To lead his apprentices to his concept of "nature" and that which is "organic" in nature, natural, he sent them out into the desert at Taliesin West to look at nature's geometry. This is the kindergarten of organic learning, but not the graduate school. The backdrop of Taliesin West is the McDowell mountains, an abstraction of which is the design theme for the structures in Scottsdale. If we look nearer the end of his design career, Wright's Guggenheim Museum configuration is an excellent example of designing to the site in terms of the need specified by the client. The gently sloping ramp forces the viewer to amble down from the top, where exhibits start, to the ground floor, where the exhibit ends by design, rather than get detracted as in most other museums where doors in every wall permit the viewer to ignore any logical sequencing of viewing.

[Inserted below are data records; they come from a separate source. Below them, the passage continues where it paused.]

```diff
diff --git a/rlshaders_amd/csrc_ggx2/rls_ggx2.h b/rlshaders_amd/csrc_ggx2/rls_ggx2.h
--- /dev/null
+++ b/rlshaders_amd/csrc_ggx2/rls_ggx2.h
@@ -0,0 +1,13 @@
+#pragma once
+
+#define RLS_GGX2_LIBRARY "librls_ggx2.so"
+#define RLS_GGX2_REVISION "ggx2-r07.1"
+
+#ifdef __cplusplus
+extern "C" {
+#endif
+int rls_ggx2_launch_reflect_refract(const void *io, unsigned grid, void *stream);
+const char *rls_ggx2_code_id(void);
+#ifdef __cplusplus
+}
+#endif
```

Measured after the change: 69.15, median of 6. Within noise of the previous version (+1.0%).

Wright loved the grain in wood and would choose woods for their beauty, using redwood in California as he used Tidewater cypress in the eastern United States. Wood was, however, only a substitute in exterior construction for masonry. He used wood between the central masonry core and the wing-ending piers, for economy at a time when economy was necessary. After the Great Depression and the Second World War, when brick again became available, Wright developed the all-masonry Usonian house. Then, to further reduce costs, he returned to concrete block and his textile block system of construction. Clients could manufacture the blocks at the site in what Wright now called Usonian Automatics. Gerald Tonkens (S.386), Toufic and Mildred Kalil (S.387), Elizabeth and William Tracy (S.389), Ted and Bette Pappas (S.392), all participated in this method of building their own homes. Wright then took this idea and back-designed it into the Prefabricated designs for Marshall Erdman (S.406 - S.412), which employed 4-by-16-foot Masonite Ridgeline siding decorated with horizontal battens to replace the masonry blocks, bringing full-circle Usonia from block to wood, back to block and again to wood.

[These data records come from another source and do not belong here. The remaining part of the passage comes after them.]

template <typename T> struct Vec16;
template <> struct Vec16<float> { static constexpr int N = 4; };
template <> struct Vec16<bf16_t> { static constexpr int N = 8; };
__device__ __forceinline__ void store_vec(float* p, const float* y) { *reinterpret_cast<float4*>(p) = make_float4(y[0], y[1], y[2], y[3]); }
__device__ __forceinline__ void store_vec(bf16_t* p, const float* y) {
    bf16x8 q;
#pragma unroll
    for (int e = 0; e < 8; ++e) q[e] = (bf16_t)y[e];
    *reinterpret_cast<bf16x8*>(p) = q;
}
__device__ __forceinline__ void load_vec(const float* p, float* x) {
    const float4 q = *reinterpret_cast<const float4*>(p);
    x[0] = q.x; x[1] = q.y; x[2] = q.z; x[3] = q.w;
}
__device__ __forceinline__ void load_vec(const bf16_t* p, float* x) {
// ... 1652 lines not shown
#pragma unroll
            for (int mi = 0; mi < 3; ++mi) acc[u][ni][mi] = f32x4{0.f, 0.f, 0.f, 0.f};

    const int trow = l15 >> 2, tcol = (l15 & 3) * 4;
    const bf16_t* xlane = ring + (4 * lq + trow) * Tc::UC + tcol;
    auto mma_unit = [&](int u, const bf16x8 (&xf)[3], int par, int ks) {
#pragma unroll
        for (int ni = 0; ni < 3; ++ni)
#pragma unroll
            for (int mi = 0; mi < 3; ++mi) mma_step(acc[u][ni][mi], xf[ni], wf[(ALSEP_TDF_ABL & 1) ? 0 : par][ks][mi]);
    };
#define ALSEP_TDFW_STEP(it_, S_, P_)                                                              \
    do {                                                                                          \
        wait_vmcnt<Tc::GLDS>();                 \
        if ((it_) + 1 >= ntile) wait_vmcnt<0>();          \
        barrier_nodrain();                  \
        if ((it_) + 1 < ntile && !(ALSEP_TDF_ABL & 1)) issue_w((it_) + 1, 1 - (P_));              \
        if ((it_) + 2 < ntile && !(ALSEP_TDF_ABL & 4)) issue_x((it_) + 2, ((S_) + 2) % 3);        \
        const bf16_t* xs_ = xlane + (size_t)(S_) * Tc::STAGE_ELEMS;                               \
        bf16x8 xa[3], xb[3];                                                                      \
        tdfw_read_x<0, 0>(xa, xs_);                                                               \
        tdfw_read_x<0, 1>(xb, xs_);                                                               \
        lds_read_tr16_wait_n<6>();  mma_unit(0, xa, P_, 0);                                       \
        tdfw_read_x<0, 2>(xa, xs_);                                                               \
        lds_read_tr16_wait_n<6>();  mma_unit(1, xb, P_, 0);                                       \
        tdfw_read_x<0, 3>(xb, xs_);                                                               \
        lds_read_tr16_wait_n<6>();  mma_unit(2, xa, P_, 0);                                       \
        tdfw_read_x<1, 0>(xa, xs_);                                                               \
        lds_read_tr16_wait_n<6>();  mma_unit(3, xb, P_, 0);                                       \
        tdfw_read_x<1, 1>(xb, xs_);                                                               \
        lds_read_tr16_wait_n<6>();  mma_unit(0, xa, P_, 1);                                       \
        tdfw_read_x<1, 2>(xa, xs_);                                                               \
        lds_read_tr16_wait_n<6>();  mma_unit(1, xb, P_, 1);                                       \
        tdfw_read_x<1, 3>(xb, xs_);                                                               \
        lds_read_tr16_wait_n<6>();  mma_unit(2, xa, P_, 1);                                       \
        lds_read_tr16_wait_n<0>();  mma_unit(3, xb, P_, 1);                                       \
    } while (0)
    issue_x(0, 0);
    issue_w(0, 0);
    if (1 < ntile) issue_x(1, 1);
    for (int it = 0; it < ntile; it += 6) {
        ALSEP_TDFW_STEP(it, 0, 0);
        if (it + 1 < ntile) ALSEP_TDFW_STEP(it + 1, 1, 1);
        if (it + 2 < ntile) ALSEP_TDFW_STEP(it + 2, 2, 0);
        if (it + 3 < ntile) ALSEP_TDFW_STEP(it + 3, 0, 1);
        if (it + 4 < ntile) ALSEP_TDFW_STEP(it + 4, 1, 0);
        if (it + 5 < ntile) ALSEP_TDFW_STEP(it + 5, 2, 1);
    }
#undef ALSEP_TDFW_STEP
    wait_vmcnt<0>();
#pragma unroll
    for (int i = 0; i < 12; ++i) keep_vgprs_live(wf[i / 6][(i / 3) % 2][i % 3]);
    barrier_nodrain();

    float* stg = reinterpret_cast<float*>(alsep_smem) + (size_t)wave * (Tc::TR * Tc::SS);
    bf16_t* frow = reinterpret_cast<bf16_t*>(alsep_smem + Tc::stage_bytes) + (size_t)wave * (Tc::TR * Tc::FS);
    float* fwl = reinterpret_cast<float*>(alsep_smem + Tc::stage_bytes + Tc::final_bytes) + wave * Tc::FWN;
    float fw[3], fbs[4];
    if (FINAL) {
#pragma unroll
        for (int j = 0; j < 3; ++j) fw[j] = FW[j * 64 + lane];
#pragma unroll
        for (int r = 0; r < 4; ++r) fbs[r] = FB[r];
    }
    float bvv[3];
#pragma unroll
    for (int mi = 0; mi < 3; ++mi) bvv[mi] = bias ? bias[rowblk * Tc::TR + mi * 16 + l15] : 0.f;
    auto unit_base = [&](int u) {
        const int64_t U = u0 + u;
        return ((U / upc) * M + rowblk * Tc::TR) * (int64_t)C + (int)(U % upc) * Tc::UC;
    };
    unsigned loff[5];
#pragma unroll
    for (int it = 0; it < 5; ++it) {
        const int gidx = it * 64 + lane;
        loff[it] = (unsigned)(((gidx / 6) * C + (gidx % 6) * 8) * (int)sizeof(bf16_t));
    }
    constexpr int PF = RESIDUAL ? RPF : 0;
    bf16x8 rr[Tc::UN][5];
    auto load_res = [&](int u) {
        const ALSEP_GLOBAL char* rb = opaque_uniform_gptr(reinterpret_cast<const char*>(R + unit_base(u)));
#pragma unroll
        for (int it = 0; it < 5; ++it)
            if (it * 64 + lane < Tc::TR * 6) rr[u][it] = *reinterpret_cast<const ALSEP_GLOBAL bf16x8*>(rb + loff[it]);
    };
    if (RESIDUAL && !(ALSEP_TDF_ABL & 2)) {
#pragma unroll
        for (int u = 0; u < PF && u < Tc::UN; ++u) {
            load_res(u);
            if (FINAL && u == 0) {
#pragma unroll
                for (int j = 0; j < 3; ++j) fwl[j * 64 + lane] = fw[j];
            }
        }
    }
#pragma unroll
    for (int u = 0; u < Tc::UN; ++u) {
        const int cb = (int)((u0 + u) % upc) * Tc::UC;
        if (RESIDUAL && u + PF < Tc::UN && !(ALSEP_TDF_ABL & 2)) load_res(u + PF);
        ALSEP_GLOBAL char* yb = const_cast<ALSEP_GLOBAL char*>(opaque_uniform_gptr(reinterpret_cast<const char*>(Y + unit_base(u))));
#pragma unroll
        for (int ni = 0; ni < 3; ++ni) {
            const f32x4 sc = *reinterpret_cast<const f32x4*>(scale + cb + ni * 16 + 4 * lq);
            const f32x4 sh = *reinterpret_cast<const f32x4*>(shift + cb + ni * 16 + 4 * lq);
#pragma unroll
            for (int mi = 0; mi < 3; ++mi) {
                f32x4 v;
#pragma unroll
                for (int r = 0; r < 4; ++r) v[r] = fmaxf(fmaf(acc[u][ni][mi][r] + bvv[mi], sc[r], sh[r]), 0.f);
                *reinterpret_cast<f32x4*>(stg + (mi * 16 + l15) * Tc::SS + ni * 16 + 4 * lq) = v;
            }
        }
        __builtin_amdgcn_wave_barrier();
#pragma unroll
        for (int it = 0; it < 5; ++it) {
            const int gidx = it * 64 + lane;
            const int fr = gidx / 6, cg = gidx % 6;
            if (gidx < Tc::TR * 6) {
                const f32x4 lo = *reinterpret_cast<const f32x4*>(stg + fr * Tc::SS + cg * 8);
                const f32x4 hi = *reinterpret_cast<const f32x4*>(stg + fr * Tc::SS + cg * 8 + 4);
                float y[8] = {lo[0], lo[1], lo[2], lo[3], hi[0], hi[1], hi[2], hi[3]};
                if (RESIDUAL) {
#pragma unroll
                    for (int e = 0; e < 8; ++e) y[e] += (float)rr[u][it][e];
                }
                bf16x8 q;
#pragma unroll
                for (int e = 0; e < 8; ++e) q[e] = (bf16_t)y[e];
                if (FINAL) *reinterpret_cast<bf16x8*>(frow + fr * Tc::FS + cg * 8) = q;
                else stream_store(reinterpret_cast<ALSEP_GLOBAL bf16x8*>(yb + loff[it]), q);
            }
        }
        __builtin_amdgcn_wave_barrier();
        if (FINAL) {
            const int frl = lane < Tc::TR ? lane : Tc::TR - 1;
            float y[4] = {fbs[0], fbs[1], fbs[2], fbs[3]};
#pragma unroll 2
            for (int ci = 0; ci < Tc::UC; ci += 8) {
                const bf16x8 xv = *reinterpret_cast<const bf16x8*>(frow + frl * Tc::FS + ci);
#pragma unroll
                for (int r = 0; r < 4; ++r) {
                    const f32x4 w0 = *reinterpret_cast<const f32x4*>(fwl + r * Tc::UC + ci);
                    const f32x4 w1 = *reinterpret_cast<const f32x4*>(fwl + r * Tc::UC + ci + 4);
#pragma unroll
                    for (int e = 0; e < 4; ++e) y[r] = fmaf(w0[e], (float)xv[e], y[r]);
#pragma unroll
                    for (int e = 0; e < 4; ++e) y[r] = fmaf(w1[e], (float)xv[4 + e], y[r]);
                }
            }
#pragma unroll
            for (int r = 0; r < 4; ++r) y[r] *= falpha;
            if (lane < Tc::TR) store4(FOUT + (((u0 + u) * M + rowblk * Tc::TR + lane) << 2), y);
            __builtin_amdgcn_wave_barrier();
        }
    }
}

struct Ds48 { static constexpr int C = 48, M = 96, MS = M + 4, K = 192, MT = 6, KS = 6; };
__device__ __forceinline__ vec16 lds_read16_align8(const bf16_t* p) {
    struct alignas(8) half16 { uint32_t w[2]; };
    const half16 a = *reinterpret_cast<const half16*>(p), b = *reinterpret_cast<const half16*>(p + 4);
    vec16 v;
    v.w[0] = a.w[0]; v.w[1] = a.w[1]; v.w[2] = b.w[0]; v.w[3] = b.w[1];
    return v;
}

__global__ void __launch_bounds__(kThreads, 1)
ds48_stream_kernel(const bf16_t* __restrict__ X, bf16_t* __restrict__ Y, const bf16_t* __restrict__ Wf,
                   const float* __restrict__ scale, const float* __restrict__ shift, int64_t npix, int Tp, int Fp) {
    typedef Ds48 D;
    const int tid = threadIdx.x, lane = tid & 63, wave = tid >> 6;
    const int l15 = lane & 15, lq = lane >> 4;
    bf16_t* stg = reinterpret_cast<bf16_t*>(alsep_smem) + (size_t)wave * 64 * D::MS;
    bf16x8 wf[D::MT][D::KS];
#pragma unroll
    for (int mt = 0; mt < D::MT; ++mt)
#pragma unroll
        for (int ks = 0; ks < D::KS; ++ks)
            wf[mt][ks] = *reinterpret_cast<const bf16x8*>(Wf + ((size_t)(mt * D::KS + ks) * 64 + lane) * 8);
    float sc[D::MT][4], sh[D::MT][4];
#pragma unroll
    for (int mt = 0; mt < D::MT; ++mt)
#pragma unroll
        for (int r = 0; r < 4; ++r) { sc[mt][r] = scale[mt * 16 + 4 * lq + r]; sh[mt][r] = shift[mt * 16 + 4 * lq + r]; }
    const int64_t ntile = npix / 64;
    for (int64_t tile = (int64_t)blockIdx.x * 4 + wave; tile < ntile; tile += (int64_t)gridDim.x * 4) {
        const int64_t p0 = tile * 64;
        const int64_t fp0 = p0 % Fp, tp = (p0 / Fp) % Tp, bb = p0 / ((int64_t)Fp * Tp);
        const bf16_t* xrow = X + ((bb * 2 * Tp + 2 * tp) * (2 * (int64_t)Fp) + 2 * fp0) * D::C;
        f32x4 acc[D::MT][4];
#pragma unroll
        for (int mt = 0; mt < D::MT; ++mt)
#pragma unroll
            for (int ni = 0; ni < 4; ++ni) acc[mt][ni] = f32x4{0.f, 0.f, 0.f, 0.f};
#pragma unroll
        for (int ks = 0; ks < D::KS; ++ks) {
            const int k = ks * 32 + lq * 8;
            const int dy = k / (2 * D::C), rem = k % (2 * D::C);
            bf16x8 xf[4];
#pragma unroll
            for (int ni = 0; ni < 4; ++ni)
                xf[ni] = *reinterpret_cast<const bf16x8*>(xrow + (int64_t)dy * (2 * (int64_t)Fp * D::C) + (int64_t)(ni * 16 + l15) * (2 * D::C) + rem);
#pragma unroll
            for (int mt = 0; mt < D::MT; ++mt)
#pragma unroll
                for (int ni = 0; ni < 4; ++ni) mma_step(acc[mt][ni], wf[mt][ks], xf[ni]);
        }
#pragma unroll
        for (int mt = 0; mt < D::MT; ++mt)
#pragma unroll
            for (int ni = 0; ni < 4; ++ni) {
                float y[4];
#pragma unroll
                for (int r = 0; r < 4; ++r) y[r] = fmaxf(fmaf(acc[mt][ni][r], sc[mt][r], sh[mt][r]), 0.f);
                store4(stg + (ni * 16 + l15) * D::MS + mt * 16 + 4 * lq, y);
            }
        __builtin_amdgcn_wave_barrier();
        bf16_t* yrow = Y + p0 * D::M;
#pragma unroll
        for (int it = 0; it < 64 * D::M / 8 / 64; ++it) {
            const int gidx = it * 64 + lane;
            *reinterpret_cast<vec16*>(yrow + (size_t)gidx * 8) = lds_read16_align8(stg + (gidx / (D::M / 8)) * D::MS + (gidx % (D::M / 8)) * 8);
        }
        __builtin_amdgcn_wave_barrier();
    }
}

Wright was truly "shaking houses out of his sleeve," up to fifty designs a year, each different visually in transformations easily understood by someone familiar with Froebel Gifts and Occupations, yet each sharing common principles of spatial arrangement, each individually suited to its site through various forms of abstraction based upon a variety of information provided the architect such as the site plan or photographs of the site or a visit to the siteclimate and environmental conditions at the site and client-specified needs.

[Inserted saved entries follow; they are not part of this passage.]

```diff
@@ -1582,7 +1611,6 @@
 #pragma unroll
             for (int mt = 0; mt < MT; ++mt) acc[mt] = f32x4c{0.f, 0.f, 0.f, 0.f};
             bf16x8c fh[4], fl[4];
-            int c = 0;
             auto run_p = [&](auto pair_c, const int p) __attribute__((always_inline)) {
                 constexpr bool PAIR = decltype(pair_c)::value;
                 if (active) {
@@ -1594,34 +1622,46 @@
                     }
                 }
 #pragma unroll 1
-                for (int dq = 0; dq < 3; ++dq, ++c) {
-                    uint4 wpre = make_uint4(0, 0, 0, 0);
-                    const bool fetch = threadIdx.x < kRow && (c + 1 < 12 || j + 1 < a.n_conv);
-                    if (fetch) wpre = c + 1 < 12 ? bfrag_j[dq < 2 ? wsrc(p, dq + 1) : wsrc(p + 1, 0)] : bfrag_n[wsrc(0, 0)];
-                    const uint4* const wr = wring + (c & 1) * kRow + lane;
+                for (int dq = 0; dq < 3; ++dq) {
+                    {
+                        const int dq2 = dq == 0 ? 2 : dq - 1, p2 = p + (dq > 0);
+                        if (!PAIR || dq == 0) request(bfrag_j, p2, dq2);
+                        else if (j + 1 < a.n_conv) request(bfrag_n, 0, dq2);
+                    }
+                    const uint4* const wn = wring + (dq == 2 ? 0 : dq + 1) * kPc2pcChunk + lane;
                     if (active) {
 #pragma unroll
                         for (int i = 0; i < 4; i += PAIR ? 2 : 1) {
-                            const bf16x8c bh = __builtin_bit_cast(bf16x8c, wr[(i * 2 + 0) * 64]), bl = __builtin_bit_cast(bf16x8c, wr[(i * 2 + 1) * 64]);
+                            const bf16x8c bh = __builtin_bit_cast(bf16x8c, bw[i][0]), bl = __builtin_bit_cast(bf16x8c, bw[i][1]);
+                            int off_new[PAIR ? 2 : 1];
+#pragma unroll
+                            for (int u = 0; u < (PAIR ? 2 : 1); ++u) off_new[u] = frag_off(min(4 * dq + i + 4 + u, 12 + MT - (PAIR ? 2 : 1) - 1), PAIR ? 3 : p);
 #pragma unroll
                             for (int mt = 0; mt < MT; ++mt) acc[mt] = __builtin_amdgcn_mfma_f32_16x16x32_bf16(fh[(mt + i) & 3], bh, acc[mt], 0, 0, 0);
 #pragma unroll
                             for (int mt = 0; mt < MT; ++mt) acc[mt] = __builtin_amdgcn_mfma_f32_16x16x32_bf16(fl[(mt + i) & 3], bh, acc[mt], 0, 0, 0);
-#pragma unroll
-                            for (int mt = 0; mt < MT; ++mt) acc[mt] = __builtin_amdgcn_mfma_f32_16x16x32_bf16(fh[(mt + i) & 3], bl, acc[mt], 0, 0, 0);
-#pragma unroll
-                            for (int u = 0; u < (PAIR ? 2 : 1); ++u) {
-                                const int s_new = 4 * dq + i + 4 + u;
-                                if (s_new < 12 + MT - (PAIR ? 2 : 1)) {
-                                    const int off = frag_off(s_new, PAIR ? 3 : p);
-                                    fh[i + u] = __builtin_bit_cast(bf16x8c, pH[off]);
-                                    fl[i + u] = __builtin_bit_cast(bf16x8c, pL[off]);
-                                }
+                            constexpr int kFree = PAIR ? 2 : 1;
+#pragma unroll
+                            for (int mt = 0; mt < kFree; ++mt) acc[mt] = __builtin_amdgcn_mfma_f32_16x16x32_bf16(fh[(mt + i) & 3], bl, acc[mt], 0, 0, 0);
+#pragma unroll
+                            for (int u = 0; u < kFree; ++u) {
+                                fh[i + u] = __builtin_bit_cast(bf16x8c, pH[off_new[u]]);
+                                fl[i + u] = __builtin_bit_cast(bf16x8c, pL[off_new[u]]);
+                            }
+                            __builtin_amdgcn_sched_barrier(0);
+#pragma unroll
+                            for (int mt = kFree; mt < MT; ++mt) acc[mt] = __builtin_amdgcn_mfma_f32_16x16x32_bf16(fh[(mt + i) & 3], bl, acc[mt], 0, 0, 0);
+#pragma unroll
+                            for (int u = 0; u < kFree; ++u) {
+                                bw[i + u][0] = wn[((i + u) * 2 + 0) * 64];
+                                bw[i + u][1] = wn[((i + u) * 2 + 1) * 64];
                             }
                         }
                     }
-                    if (fetch) wring[((c + 1) & 1) * kRow + threadIdx.x] = wpre;
-                    if (c + 1 < 12) __syncthreads();
+                    if (!PAIR || dq < 2) {
+                        __builtin_amdgcn_s_waitcnt(0x0F70);
+                        asm volatile("s_barrier" ::: "memory");
+                    }
                 }
             };
 #pragma unroll 1
@@ -1632,9 +1672,11 @@
             const float bias = bias_j[co];
             const int tq0 = t0 + 4 * q;
             if (tq0 < T) {
-#pragma unroll
-            for (int mt = 0; mt < MT; ++mt) {
-                    const int y = y0 + mt;
+                int e = ((y0 * Tp + tq0 + 3) << 4) + co;
+                int g = (co * 12 + y0) * Tf + (tq0 >> 1);
+                int ec = (y0 * Tf + (tq0 >> 1)) * 16 + co;
+#pragma unroll
+                for (int mt = 0; mt < MT; ++mt, e += Tp * 16, g += Tf, ec += Tf * 16) {
                     float v[4];
 #pragma unroll
                     for (int i = 0; i < 4; ++i) {
@@ -1643,30 +1685,32 @@
                     }
                     if (!last) {
 #pragma unroll
-                        for (int i = 0; i < 4; ++i) {
-                            const int e = ((((y * Tp + tq0 + i + 3) << 1) + (co >> 3)) << 3) + (co & 7);
-                            const unsigned int hb = bf16_bits(v[i]);
-                            oH[e] = static_cast<unsigned short>(hb);
-                            oL[e] = static_cast<unsigned short>(bf16_bits(v[i] - __uint_as_float(hb << 16)));
+                        for (int i = 0; i < 4; i += 2) {
+                            unsigned int hi, lo;
+                            bf16_split2(v[i], v[i + 1], hi, lo);
+                            oH[e + 16 * i] = static_cast<unsigned short>(hi);
+                            oH[e + 16 * i + 16] = static_cast<unsigned short>(hi >> 16);
+                            oL[e + 16 * i] = static_cast<unsigned short>(lo);
+                            oL[e + 16 * i + 16] = static_cast<unsigned short>(lo >> 16);
                         }
                     } else {
-#pragma unroll
-                        for (int i = 0; i < 4; i += 2) {
-                            const float pv = fmaxf(v[i], v[i + 1]);
-                            const int tq = (tq0 + i) >> 1;
-                            pooled_c[(co * 12 + y) * Tf + tq] = pv;
-                            if (a.fh) {
-                                const int e = (y * Tf + tq) * 16 + co;
-                                const unsigned int hb = bf16_bits(pv);
-                                fh_c[e] = static_cast<unsigned short>(hb);
-                                fl_c[e] = static_cast<unsigned short>(bf16_bits(pv - __uint_as_float(hb << 16)));
-                            }
+                        const float pv0 = fmaxf(v[0], v[1]), pv1 = fmaxf(v[2], v[3]);
+                        pooled_c[g] = pv0;
+                        pooled_c[g + 1] = pv1;
+                        if (a.fh) {
+                            unsigned int hi, lo;
+                            bf16_split2(pv0, pv1, hi, lo);
+                            fh_c[ec] = static_cast<unsigned short>(hi);
+                            fh_c[ec + 16] = static_cast<unsigned short>(hi >> 16);
+                            fl_c[ec] = static_cast<unsigned short>(lo);
+                            fl_c[ec + 16] = static_cast<unsigned short>(lo >> 16);
                         }
                     }
-            }
-            }
-            }
-        }
+                }
+            }
+            }
+        }
+        if (!last) __builtin_amdgcn_s_waitcnt(0x0F70);
         __syncthreads();
     }
 }
```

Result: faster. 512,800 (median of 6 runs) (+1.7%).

What links, and differentiates, eras in Wright's design is abstraction from the site. It begins with the question of "why" build here, follows with "what" are the materials and conditions available for building and the expressed needs of the client, moves on to "How" can these elements be abstracted into a buildable structure, and closes with "what if" we alter this, or that, until a Democratic American Building emerges on the client's site. This is what Frank Lloyd Wright would call "Democratic American Architecture."